What you need to do> Line by line, check the data for the string "from" and state how many lines have it, nothing more.

Task material>
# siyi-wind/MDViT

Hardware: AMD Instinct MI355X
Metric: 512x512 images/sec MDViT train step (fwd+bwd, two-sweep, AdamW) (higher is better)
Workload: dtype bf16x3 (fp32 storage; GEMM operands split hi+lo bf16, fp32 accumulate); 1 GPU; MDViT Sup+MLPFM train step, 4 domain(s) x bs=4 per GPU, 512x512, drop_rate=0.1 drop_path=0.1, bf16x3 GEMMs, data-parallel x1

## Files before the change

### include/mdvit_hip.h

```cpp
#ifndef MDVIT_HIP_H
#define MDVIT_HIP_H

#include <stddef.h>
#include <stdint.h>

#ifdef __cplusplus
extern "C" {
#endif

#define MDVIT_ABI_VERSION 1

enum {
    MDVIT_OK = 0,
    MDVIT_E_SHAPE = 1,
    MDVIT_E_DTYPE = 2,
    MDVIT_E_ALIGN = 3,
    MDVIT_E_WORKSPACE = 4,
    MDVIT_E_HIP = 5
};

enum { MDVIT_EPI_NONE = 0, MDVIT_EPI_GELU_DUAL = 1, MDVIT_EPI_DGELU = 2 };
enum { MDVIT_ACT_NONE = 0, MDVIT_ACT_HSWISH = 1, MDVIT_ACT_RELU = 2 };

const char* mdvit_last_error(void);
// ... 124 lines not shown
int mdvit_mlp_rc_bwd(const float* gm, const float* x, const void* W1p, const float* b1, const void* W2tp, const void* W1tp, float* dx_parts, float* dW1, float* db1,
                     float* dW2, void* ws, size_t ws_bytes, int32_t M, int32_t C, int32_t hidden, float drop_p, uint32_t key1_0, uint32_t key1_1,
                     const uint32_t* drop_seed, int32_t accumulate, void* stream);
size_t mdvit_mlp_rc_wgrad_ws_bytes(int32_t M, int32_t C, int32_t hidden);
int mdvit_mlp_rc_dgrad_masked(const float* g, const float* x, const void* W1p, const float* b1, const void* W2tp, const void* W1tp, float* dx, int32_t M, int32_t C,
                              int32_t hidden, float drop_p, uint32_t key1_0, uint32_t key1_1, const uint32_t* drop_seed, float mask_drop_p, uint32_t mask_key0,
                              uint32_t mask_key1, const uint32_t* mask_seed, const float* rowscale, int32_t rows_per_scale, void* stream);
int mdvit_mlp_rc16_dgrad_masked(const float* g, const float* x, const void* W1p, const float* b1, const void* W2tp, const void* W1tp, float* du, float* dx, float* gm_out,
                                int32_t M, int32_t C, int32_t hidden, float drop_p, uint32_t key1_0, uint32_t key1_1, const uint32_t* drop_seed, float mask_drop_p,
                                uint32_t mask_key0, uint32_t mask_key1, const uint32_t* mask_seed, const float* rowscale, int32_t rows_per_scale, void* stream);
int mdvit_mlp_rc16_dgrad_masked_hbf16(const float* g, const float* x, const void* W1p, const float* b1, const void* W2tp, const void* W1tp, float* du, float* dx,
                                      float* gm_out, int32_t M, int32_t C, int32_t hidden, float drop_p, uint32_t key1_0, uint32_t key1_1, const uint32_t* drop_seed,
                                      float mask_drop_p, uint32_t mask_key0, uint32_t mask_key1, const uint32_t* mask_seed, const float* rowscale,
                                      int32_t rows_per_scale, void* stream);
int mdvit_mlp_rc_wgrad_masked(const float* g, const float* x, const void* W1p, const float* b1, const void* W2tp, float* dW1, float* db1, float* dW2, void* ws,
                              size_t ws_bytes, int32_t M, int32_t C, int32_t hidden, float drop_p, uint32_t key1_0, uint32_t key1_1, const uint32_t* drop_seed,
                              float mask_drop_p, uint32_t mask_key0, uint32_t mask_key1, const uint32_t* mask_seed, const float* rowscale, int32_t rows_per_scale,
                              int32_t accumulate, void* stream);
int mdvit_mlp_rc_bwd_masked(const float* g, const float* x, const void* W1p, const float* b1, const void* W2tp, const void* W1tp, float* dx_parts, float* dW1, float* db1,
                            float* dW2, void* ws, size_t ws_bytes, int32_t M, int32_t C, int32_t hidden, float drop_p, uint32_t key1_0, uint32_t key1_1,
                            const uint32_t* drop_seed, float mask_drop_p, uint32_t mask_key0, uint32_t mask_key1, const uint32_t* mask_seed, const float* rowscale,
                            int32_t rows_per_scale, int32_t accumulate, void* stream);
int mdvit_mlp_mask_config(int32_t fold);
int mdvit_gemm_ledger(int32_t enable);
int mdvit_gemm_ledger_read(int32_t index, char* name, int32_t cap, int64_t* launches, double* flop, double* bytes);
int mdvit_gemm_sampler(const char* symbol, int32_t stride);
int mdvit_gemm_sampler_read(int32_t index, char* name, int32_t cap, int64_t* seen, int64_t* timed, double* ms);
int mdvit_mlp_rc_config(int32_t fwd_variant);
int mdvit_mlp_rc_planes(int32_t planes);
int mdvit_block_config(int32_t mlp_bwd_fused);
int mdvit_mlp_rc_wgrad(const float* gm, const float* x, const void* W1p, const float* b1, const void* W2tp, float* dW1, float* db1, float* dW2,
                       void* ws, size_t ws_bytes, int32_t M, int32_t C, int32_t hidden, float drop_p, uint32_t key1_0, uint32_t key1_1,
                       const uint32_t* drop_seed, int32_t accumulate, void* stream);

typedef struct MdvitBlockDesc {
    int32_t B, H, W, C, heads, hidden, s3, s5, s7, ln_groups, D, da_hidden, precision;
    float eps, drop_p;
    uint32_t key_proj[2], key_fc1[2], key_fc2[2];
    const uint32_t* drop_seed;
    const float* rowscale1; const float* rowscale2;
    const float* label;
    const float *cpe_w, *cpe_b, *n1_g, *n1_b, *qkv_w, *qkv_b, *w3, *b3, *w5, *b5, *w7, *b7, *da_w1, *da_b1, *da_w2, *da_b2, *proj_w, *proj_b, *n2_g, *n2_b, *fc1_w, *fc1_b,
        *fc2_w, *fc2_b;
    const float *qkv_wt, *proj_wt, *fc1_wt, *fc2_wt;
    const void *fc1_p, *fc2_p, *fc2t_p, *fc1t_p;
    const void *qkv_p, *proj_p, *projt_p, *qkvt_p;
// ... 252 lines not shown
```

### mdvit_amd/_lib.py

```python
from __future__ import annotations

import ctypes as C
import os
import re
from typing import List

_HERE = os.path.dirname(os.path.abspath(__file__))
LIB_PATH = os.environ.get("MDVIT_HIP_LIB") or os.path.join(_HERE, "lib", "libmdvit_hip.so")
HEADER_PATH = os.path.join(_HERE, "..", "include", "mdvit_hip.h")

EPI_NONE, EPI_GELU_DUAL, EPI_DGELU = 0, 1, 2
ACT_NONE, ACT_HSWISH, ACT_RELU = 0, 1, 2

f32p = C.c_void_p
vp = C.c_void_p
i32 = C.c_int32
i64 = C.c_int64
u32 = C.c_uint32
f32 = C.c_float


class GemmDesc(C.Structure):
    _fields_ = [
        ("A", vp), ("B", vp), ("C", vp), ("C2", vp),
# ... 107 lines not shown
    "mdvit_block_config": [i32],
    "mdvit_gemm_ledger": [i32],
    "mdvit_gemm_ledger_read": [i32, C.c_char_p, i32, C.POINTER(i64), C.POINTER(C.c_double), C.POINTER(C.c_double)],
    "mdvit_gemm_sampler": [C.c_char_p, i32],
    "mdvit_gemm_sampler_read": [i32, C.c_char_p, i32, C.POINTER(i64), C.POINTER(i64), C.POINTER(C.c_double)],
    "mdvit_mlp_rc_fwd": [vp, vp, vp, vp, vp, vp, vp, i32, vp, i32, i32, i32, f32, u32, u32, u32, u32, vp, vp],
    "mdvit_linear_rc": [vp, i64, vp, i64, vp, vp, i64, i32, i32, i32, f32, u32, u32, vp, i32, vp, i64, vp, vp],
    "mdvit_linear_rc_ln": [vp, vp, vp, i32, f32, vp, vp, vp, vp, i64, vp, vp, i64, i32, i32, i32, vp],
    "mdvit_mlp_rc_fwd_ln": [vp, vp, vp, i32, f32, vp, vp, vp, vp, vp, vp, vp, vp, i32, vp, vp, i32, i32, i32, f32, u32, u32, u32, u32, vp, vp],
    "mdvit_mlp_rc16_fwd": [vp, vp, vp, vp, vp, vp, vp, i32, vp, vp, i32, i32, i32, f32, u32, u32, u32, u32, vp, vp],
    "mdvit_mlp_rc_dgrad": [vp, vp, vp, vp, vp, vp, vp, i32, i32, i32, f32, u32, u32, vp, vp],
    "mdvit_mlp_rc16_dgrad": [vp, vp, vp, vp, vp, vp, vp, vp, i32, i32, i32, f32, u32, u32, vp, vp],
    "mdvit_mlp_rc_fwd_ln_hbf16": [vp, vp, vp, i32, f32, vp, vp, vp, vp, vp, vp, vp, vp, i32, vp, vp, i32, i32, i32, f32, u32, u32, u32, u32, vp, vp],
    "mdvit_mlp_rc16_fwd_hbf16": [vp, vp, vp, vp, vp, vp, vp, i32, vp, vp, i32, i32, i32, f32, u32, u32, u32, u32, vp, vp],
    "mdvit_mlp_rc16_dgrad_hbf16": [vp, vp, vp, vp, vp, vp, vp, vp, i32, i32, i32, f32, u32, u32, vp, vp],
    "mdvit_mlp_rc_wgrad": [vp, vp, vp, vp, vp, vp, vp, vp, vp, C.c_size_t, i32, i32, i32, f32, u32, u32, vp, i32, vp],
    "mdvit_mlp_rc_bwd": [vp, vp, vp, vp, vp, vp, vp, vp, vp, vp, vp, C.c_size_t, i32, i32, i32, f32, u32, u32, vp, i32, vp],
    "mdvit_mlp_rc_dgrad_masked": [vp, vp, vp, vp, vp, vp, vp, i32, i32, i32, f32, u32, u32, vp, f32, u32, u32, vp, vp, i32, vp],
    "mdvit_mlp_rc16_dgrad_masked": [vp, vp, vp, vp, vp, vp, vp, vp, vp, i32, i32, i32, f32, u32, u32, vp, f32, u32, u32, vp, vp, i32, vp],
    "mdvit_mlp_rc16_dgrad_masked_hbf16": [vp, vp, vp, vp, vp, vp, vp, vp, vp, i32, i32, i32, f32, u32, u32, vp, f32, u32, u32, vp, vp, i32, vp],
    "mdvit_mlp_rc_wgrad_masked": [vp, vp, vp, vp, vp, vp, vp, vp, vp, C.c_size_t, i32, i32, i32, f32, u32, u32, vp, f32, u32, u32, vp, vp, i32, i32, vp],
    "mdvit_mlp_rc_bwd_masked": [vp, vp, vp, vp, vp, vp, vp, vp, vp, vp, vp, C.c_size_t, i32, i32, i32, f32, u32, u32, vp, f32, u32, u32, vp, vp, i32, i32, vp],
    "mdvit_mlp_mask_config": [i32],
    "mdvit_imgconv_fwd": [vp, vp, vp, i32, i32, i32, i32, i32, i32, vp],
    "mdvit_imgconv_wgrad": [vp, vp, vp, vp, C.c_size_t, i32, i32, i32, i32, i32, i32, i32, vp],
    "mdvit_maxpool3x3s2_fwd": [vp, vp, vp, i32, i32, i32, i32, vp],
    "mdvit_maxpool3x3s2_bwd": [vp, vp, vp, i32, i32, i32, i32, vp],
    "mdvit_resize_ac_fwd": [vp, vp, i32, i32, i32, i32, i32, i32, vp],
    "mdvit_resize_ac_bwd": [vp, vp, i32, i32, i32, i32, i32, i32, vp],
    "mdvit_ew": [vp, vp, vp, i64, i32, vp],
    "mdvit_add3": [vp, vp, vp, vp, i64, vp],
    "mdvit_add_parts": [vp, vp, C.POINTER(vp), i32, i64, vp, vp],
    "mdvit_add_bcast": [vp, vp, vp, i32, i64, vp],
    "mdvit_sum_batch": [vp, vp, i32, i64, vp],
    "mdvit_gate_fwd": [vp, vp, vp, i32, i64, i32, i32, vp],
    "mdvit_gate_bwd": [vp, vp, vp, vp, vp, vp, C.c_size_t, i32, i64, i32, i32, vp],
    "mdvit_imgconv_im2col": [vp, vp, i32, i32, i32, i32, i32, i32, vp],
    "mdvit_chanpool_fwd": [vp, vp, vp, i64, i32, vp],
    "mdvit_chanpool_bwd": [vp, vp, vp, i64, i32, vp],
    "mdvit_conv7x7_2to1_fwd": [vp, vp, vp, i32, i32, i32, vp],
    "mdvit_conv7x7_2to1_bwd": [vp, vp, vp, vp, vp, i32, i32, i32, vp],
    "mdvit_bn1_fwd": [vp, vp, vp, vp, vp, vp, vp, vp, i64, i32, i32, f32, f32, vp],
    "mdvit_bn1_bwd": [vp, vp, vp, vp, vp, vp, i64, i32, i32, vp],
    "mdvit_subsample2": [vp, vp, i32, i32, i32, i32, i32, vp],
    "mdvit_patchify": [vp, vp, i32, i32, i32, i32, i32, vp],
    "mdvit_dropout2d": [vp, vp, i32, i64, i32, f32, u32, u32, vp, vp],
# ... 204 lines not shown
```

Written answer> 2